Banal and co-workers overcome the limitations of PCR amplification by encapsulating data-encoded files in barcoded silica beads, creating a random access data storage system7. Instead of amplifying the target sequence from the library through PCR, they select data files physically by sorting silica beads. The silica beads include multi-functional barcodes that enable conditional sorting based on Boolean logic (Fig. 1) This is equivalent to selecting an arbitrary book from a library with the added benefit of selecting collections of books of similar subject, author, year and so on. The outcome is a DNA library that has the functionality of a Google-like search engine. As a proof of concept, 20 image files (0.1 KB each) were encoded into DNA plasmids. A single image file was inserted in each plasmid and then encapsulated on the surface of the silica beads, using the DNA chemical encapsulation method developed by Grass and colleagues12. On the outer shell of the encapsulation, three unique single-stranded DNA sequences were linked, serving as barcodes to enable the sorting of selected beads/files. Using dye-labelled single-stranded DNA that was complementary to the barcodes, selected beads were fluorescently tagged and separated using fluorescence-activated sorting (FAS). The sorted beads were chemically de-encapsulated and the plasmid was sequenced to decode the data file. In contrast to PCR, this approach directly selects the file of interest, leaving intact all others that can be easily recombined into the original library.

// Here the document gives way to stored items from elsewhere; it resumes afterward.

mantis_status mantis_score_hypotheses(void* ctx, const mantis_image* img, const uint8_t* mask, const double* c2w,
                                      int32_t n, int32_t fast, double* err, int32_t* nproj) {
  Ctx* c = (Ctx*)ctx;
  if (c) bind_device(c);
  if (!c || !img || !c2w || n <= 0 || !err || !nproj) return MANTIS_ERR_ARG;
  if (!c->d_lm) { c->err = "map not set"; return MANTIS_ERR_STATE; }
  int W, H;
  mantis_status st = stage_frames(c, img, 1, W, H);
  if (st != MANTIS_OK) return st;
  double* d_c2w = nullptr;
  double* d_err = nullptr;
  int32_t* d_np = nullptr;
  if (dalloc(c, &d_c2w, (size_t)12 * n) != MANTIS_OK || dalloc(c, &d_err, (size_t)n) != MANTIS_OK ||
      dalloc(c, &d_np, (size_t)n) != MANTIS_OK)
    return MANTIS_ERR_OOM;
  const uint8_t* d_mask = nullptr;
  if (mask) {
    HIP_OK(hipMemcpyAsync(c->d_mask, mask, (size_t)W * H, hipMemcpyHostToDevice, c->s));
    d_mask = c->d_mask;
  }
  HIP_OK(hipMemcpyAsync(d_c2w, c2w, sizeof(double) * 12 * n, hipMemcpyHostToDevice, c->s));
  Landmarks L = lmk_of(c);
  mark(c, "start");
  k_score_api<<<(n + kApiHyps - 1) / kApiHyps, 64 * kApiHyps, 0, c->s>>>(c->d_frames, d_mask, L, d_c2w, n, fast, d_err, d_np);
  mark(c, "score_api");
  HIP_OK(hipGetLastError());
  HIP_OK(hipMemcpyAsync(err, d_err, sizeof(double) * n, hipMemcpyDeviceToHost, c->s));
  HIP_OK(hipMemcpyAsync(nproj, d_np, sizeof(int32_t) * n, hipMemcpyDeviceToHost, c->s));
  HIP_OK(hipStreamSynchronize(c->s));
  finish_profile(c);
  (void)hipFree(d_c2w);
  (void)hipFree(d_err);
  (void)hipFree(d_np);
  return MANTIS_OK;
}

mantis_status mantis_quad_gn(void* ctx, const double* img_pts, const double* obj_pts, int32_t n, double* R,
                             double* t, int32_t iterations, int32_t* steps, double* costs) {
  Ctx* c = (Ctx*)ctx;
  if (c) bind_device(c);
  if (!c || !img_pts || !obj_pts || n <= 0 || !R || !t || iterations < 0 || iterations > 100) return MANTIS_ERR_ARG;
  double *d_ip, *d_op, *d_R, *d_t, *d_c;
  int32_t* d_s;
  if (dalloc(c, &d_ip, (size_t)8 * n) || dalloc(c, &d_op, (size_t)12 * n) || dalloc(c, &d_R, (size_t)9 * n) ||
      dalloc(c, &d_t, (size_t)3 * n) || dalloc(c, &d_c, (size_t)2 * n) || dalloc(c, &d_s, (size_t)n))
    return MANTIS_ERR_OOM;
  HIP_OK(hipMemcpyAsync(d_ip, img_pts, sizeof(double) * 8 * n, hipMemcpyHostToDevice, c->s));
  HIP_OK(hipMemcpyAsync(d_op, obj_pts, sizeof(double) * 12 * n, hipMemcpyHostToDevice, c->s));
  HIP_OK(hipMemcpyAsync(d_R, R, sizeof(double) * 9 * n, hipMemcpyHostToDevice, c->s));
  HIP_OK(hipMemcpyAsync(d_t, t, sizeof(double) * 3 * n, hipMemcpyHostToDevice, c->s));
  k_quad_gn<<<(n + 255) / 256, 256, 0, c->s>>>(d_ip, d_op, n, d_R, d_t, iterations, d_s, d_c);
  HIP_OK(hipGetLastError());
  HIP_OK(hipMemcpyAsync(R, d_R, sizeof(double) * 9 * n, hipMemcpyDeviceToHost, c->s));
  HIP_OK(hipMemcpyAsync(t, d_t, sizeof(double) * 3 * n, hipMemcpyDeviceToHost, c->s));
  if (steps) HIP_OK(hipMemcpyAsync(steps, d_s, sizeof(int32_t) * n, hipMemcpyDeviceToHost, c->s));
  if (costs) HIP_OK(hipMemcpyAsync(costs, d_c, sizeof(double) * 2 * n, hipMemcpyDeviceToHost, c->s));
  HIP_OK(hipStreamSynchronize(c->s));
  void* ps[] = {d_ip, d_op, d_R, d_t, d_c, d_s};
  for (void* p : ps) (void)hipFree(p);
  return MANTIS_OK;
}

Fig. 1: Random access data storage system without PCR amplification.
figure 1

The query of interest is retrieved by selecting specific fluorescent barcodes signals (here, ‘president’ and ‘18th century’ are probes) and only the file that contains those two tags is sorted out from the random library. The file consists of a plasmid encapsulated in an amorphous layer (grey corona) on the surface of silica beads (green circle). The beads present, on their encapsulation surface, three short DNA sequence barcodes (gold, yellow and orange). Using FAS, conditional sorting of the barcode combinations is possible, therefore, conditional logic can be performed on the retrieved files.

An important aspect of the file-indexing method of Banal and colleagues is its conditional sorting feature. By controlling multiple fluorescence channels in the FAS and having barcodes with three tags per bead, Boolean logic operations are enabled on retrieval of the image files. NOT, OR and AND operations are demonstrated with efficiency, introducing a first view of conditional logic retrieval in a DNA archival storage system. Importantly, the attachment of barcodes on the outer shell of the encapsulation prevents barcode file crosstalk that can lead to spurious amplification in PCR-based systems.

DNA is an emerging memory material because of its information density, information retention, energy of operation and programmability1. From Mikhail Neiman’s vision to Joe Davis’ realization, the information-bearing properties of DNA make it ideal for storing biological and/or digital information. While sincere economic, scalability and sustainability challenges must be overcome to bring DNA storage into real-life applications, Banal and co-workers have taken an important step forward by describing a PCR-free random access method that allows for conditional logic to sort data files made from DNA. The simplicity of their concept is both powerful and scalable, and the quality of their engineering approach is outstanding.